DATA PROVIDED =
*-*-*
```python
def split_f16x3_rows_colstats(x: torch.Tensor, db: Optional[torch.Tensor] = None):
    lib = _lib.load()
    if x.dtype != torch.float32 or not x.is_cuda or x.dim() != 2 or x.stride(1) != 1:
        raise ValueError("split_f16x3_rows_colstats: x must be a 2-D fp32 device tensor with unit column stride")
    rows, cols = x.shape
    if db is not None and (_f32(db, "db").numel() != cols):
        raise ValueError("split_f16x3_rows_colstats: db size")
    dev = x.device
    y = torch.empty((rows, 3 * cols), dtype=torch.float16, device=dev)
    ra = torch.empty((rows,), dtype=torch.float32, device=dev)
    yc = torch.empty((rows, 2 * cols), dtype=torch.float16, device=dev)
    ce = torch.empty((cols,), dtype=torch.int32, device=dev)
    ca = torch.empty((cols,), dtype=torch.float32, device=dev)
    nbytes = lib.dclip_split_f32_f16x3_rows_colstats_workspace(rows, cols)
    ws = _ws.get(nbytes, dev)
    _lib.check(lib.dclip_split_f32_f16x3_rows_colstats(x.data_ptr(), y.data_ptr(), ra.data_ptr(), yc.data_ptr(), ce.data_ptr(),
                                                       ca.data_ptr(), _ptr(db), rows, cols, x.stride(0) if rows > 1 else cols,
                                                       _ptr(ws), nbytes, _stream()), "split_f32_f16x3_rows_colstats")
    return y, ra, yc, ce, ca


def gemm_f16_wgrad_tokmajor_seg3_plan(M: int, N: int, tokens: int) -> int:
    return int(_lib.load().dclip_gemm_f16_wgrad_tokmajor_seg3_plan(M, N, tokens))


def gemm_f16_wgrad_tokmajor_seg3(dy: torch.Tensor, x: torch.Tensor, M: int, N: int, col_alpha: torch.Tensor, act_scale_ptr: int,
                                 a_seg=None, w_seg=None, splits: Optional[int] = None,
                                 out: Optional[torch.Tensor] = None) -> Optional[torch.Tensor]:
    lib = _lib.load()
    _f16(dy, "dy"), _f16(x, "x")
    if dy.dim() != 2 or x.dim() != 2 or dy.shape[0] != x.shape[0]:
        raise ValueError("gemm_f16_wgrad_tokmajor_seg3: dy / x are [tokens, ld] with the same token count")
    tokens = dy.shape[0]
    a_seg = (0, M, 0) if a_seg is None else tuple(int(v) for v in a_seg)
    w_seg = (0, 0, N) if w_seg is None else tuple(int(v) for v in w_seg)
    if splits is None:
        splits = lib.dclip_gemm_f16_wgrad_tokmajor_seg3_plan(M, N, tokens)
        if splits == 0:
            return None
    if _f32(col_alpha, "col_alpha").numel() != M:
        raise ValueError("gemm_f16_wgrad_tokmajor_seg3: col_alpha size")
    out = _out_f32(out, (M, N), dy.device, "gemm_f16_wgrad_tokmajor_seg3")
    nbytes = lib.dclip_gemm_f16_splitk_workspace(M, N, 3 * splits)
    ws = _ws.get(nbytes, dy.device)
    _lib.check(lib.dclip_gemm_f16_wgrad_tokmajor_seg3(dy.data_ptr(), x.data_ptr(), out.data_ptr(), M, N, tokens, dy.shape[1], x.shape[1],
                                                      N, a_seg[0], a_seg[1], a_seg[2], w_seg[0], w_seg[1], w_seg[2],
                                                      col_alpha.data_ptr(), act_scale_ptr, splits, _ptr(ws), nbytes, _stream()),
               "gemm_f16_wgrad_tokmajor_seg3")
    return out


# ... 467 lines not shown
```

include/dclip_hip.h:

```cpp
#ifndef DCLIP_HIP_H
#define DCLIP_HIP_H

#include <stddef.h>
#include <stdint.h>

#ifdef __cplusplus
extern "C" {
#endif

#define DCLIP_ABI_VERSION 1

enum {
  DCLIP_OK = 0,
  DCLIP_EINVAL = -1,
  DCLIP_EWORKSPACE = -2,
  DCLIP_ELAUNCH = -3
};

int dclip_abi_version(void);
const char* dclip_last_error(void);
const char* dclip_last_launch(void);
const char* dclip_first_launch(void);
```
*-*-*
EXERCISE OBJECTIVE = Reproduce all the records, exactly and in full.

YOUR SOLUTION =
```python
def split_f16x3_rows_colstats(x: torch.Tensor, db: Optional[torch.Tensor] = None):
    lib = _lib.load()
    if x.dtype != torch.float32 or not x.is_cuda or x.dim() != 2 or x.stride(1) != 1:
        raise ValueError("split_f16x3_rows_colstats: x must be a 2-D fp32 device tensor with unit column stride")
    rows, cols = x.shape
    if db is not None and (_f32(db, "db").numel() != cols):
        raise ValueError("split_f16x3_rows_colstats: db size")
    dev = x.device
    y = torch.empty((rows, 3 * cols), dtype=torch.float16, device=dev)
    ra = torch.empty((rows,), dtype=torch.float32, device=dev)
    yc = torch.empty((rows, 2 * cols), dtype=torch.float16, device=dev)
    ce = torch.empty((cols,), dtype=torch.int32, device=dev)
    ca = torch.empty((cols,), dtype=torch.float32, device=dev)
    nbytes = lib.dclip_split_f32_f16x3_rows_colstats_workspace(rows, cols)
    ws = _ws.get(nbytes, dev)
    _lib.check(lib.dclip_split_f32_f16x3_rows_colstats(x.data_ptr(), y.data_ptr(), ra.data_ptr(), yc.data_ptr(), ce.data_ptr(),
                                                       ca.data_ptr(), _ptr(db), rows, cols, x.stride(0) if rows > 1 else cols,
                                                       _ptr(ws), nbytes, _stream()), "split_f32_f16x3_rows_colstats")
    return y, ra, yc, ce, ca


def gemm_f16_wgrad_tokmajor_seg3_plan(M: int, N: int, tokens: int) -> int:
    return int(_lib.load().dclip_gemm_f16_wgrad_tokmajor_seg3_plan(M, N, tokens))


def gemm_f16_wgrad_tokmajor_seg3(dy: torch.Tensor, x: torch.Tensor, M: int, N: int, col_alpha: torch.Tensor, act_scale_ptr: int,
                                 a_seg=None, w_seg=None, splits: Optional[int] = None,
                                 out: Optional[torch.Tensor] = None) -> Optional[torch.Tensor]:
    lib = _lib.load()
    _f16(dy, "dy"), _f16(x, "x")
    if dy.dim() != 2 or x.dim() != 2 or dy.shape[0] != x.shape[0]:
        raise ValueError("gemm_f16_wgrad_tokmajor_seg3: dy / x are [tokens, ld] with the same token count")
    tokens = dy.shape[0]
    a_seg = (0, M, 0) if a_seg is None else tuple(int(v) for v in a_seg)
    w_seg = (0, 0, N) if w_seg is None else tuple(int(v) for v in w_seg)
    if splits is None:
        splits = lib.dclip_gemm_f16_wgrad_tokmajor_seg3_plan(M, N, tokens)
        if splits == 0:
            return None
    if _f32(col_alpha, "col_alpha").numel() != M:
        raise ValueError("gemm_f16_wgrad_tokmajor_seg3: col_alpha size")
    out = _out_f32(out, (M, N), dy.device, "gemm_f16_wgrad_tokmajor_seg3")
    nbytes = lib.dclip_gemm_f16_splitk_workspace(M, N, 3 * splits)
    ws = _ws.get(nbytes, dy.device)
    _lib.check(lib.dclip_gemm_f16_wgrad_tokmajor_seg3(dy.data_ptr(), x.data_ptr(), out.data_ptr(), M, N, tokens, dy.shape[1], x.shape[1],
                                                      N, a_seg[0], a_seg[1], a_seg[2], w_seg[0], w_seg[1], w_seg[2],
                                                      col_alpha.data_ptr(), act_scale_ptr, splits, _ptr(ws), nbytes, _stream()),
               "gemm_f16_wgrad_tokmajor_seg3")
    return out


# ... 467 lines not shown
```

include/dclip_hip.h:

```cpp
#ifndef DCLIP_HIP_H
#define DCLIP_HIP_H

#include <stddef.h>
#include <stdint.h>

#ifdef __cplusplus
extern "C" {
#endif

#define DCLIP_ABI_VERSION 1

enum {
  DCLIP_OK = 0,
  DCLIP_EINVAL = -1,
  DCLIP_EWORKSPACE = -2,
  DCLIP_ELAUNCH = -3
};

int dclip_abi_version(void);
const char* dclip_last_error(void);
const char* dclip_last_launch(void);
const char* dclip_first_launch(void);
```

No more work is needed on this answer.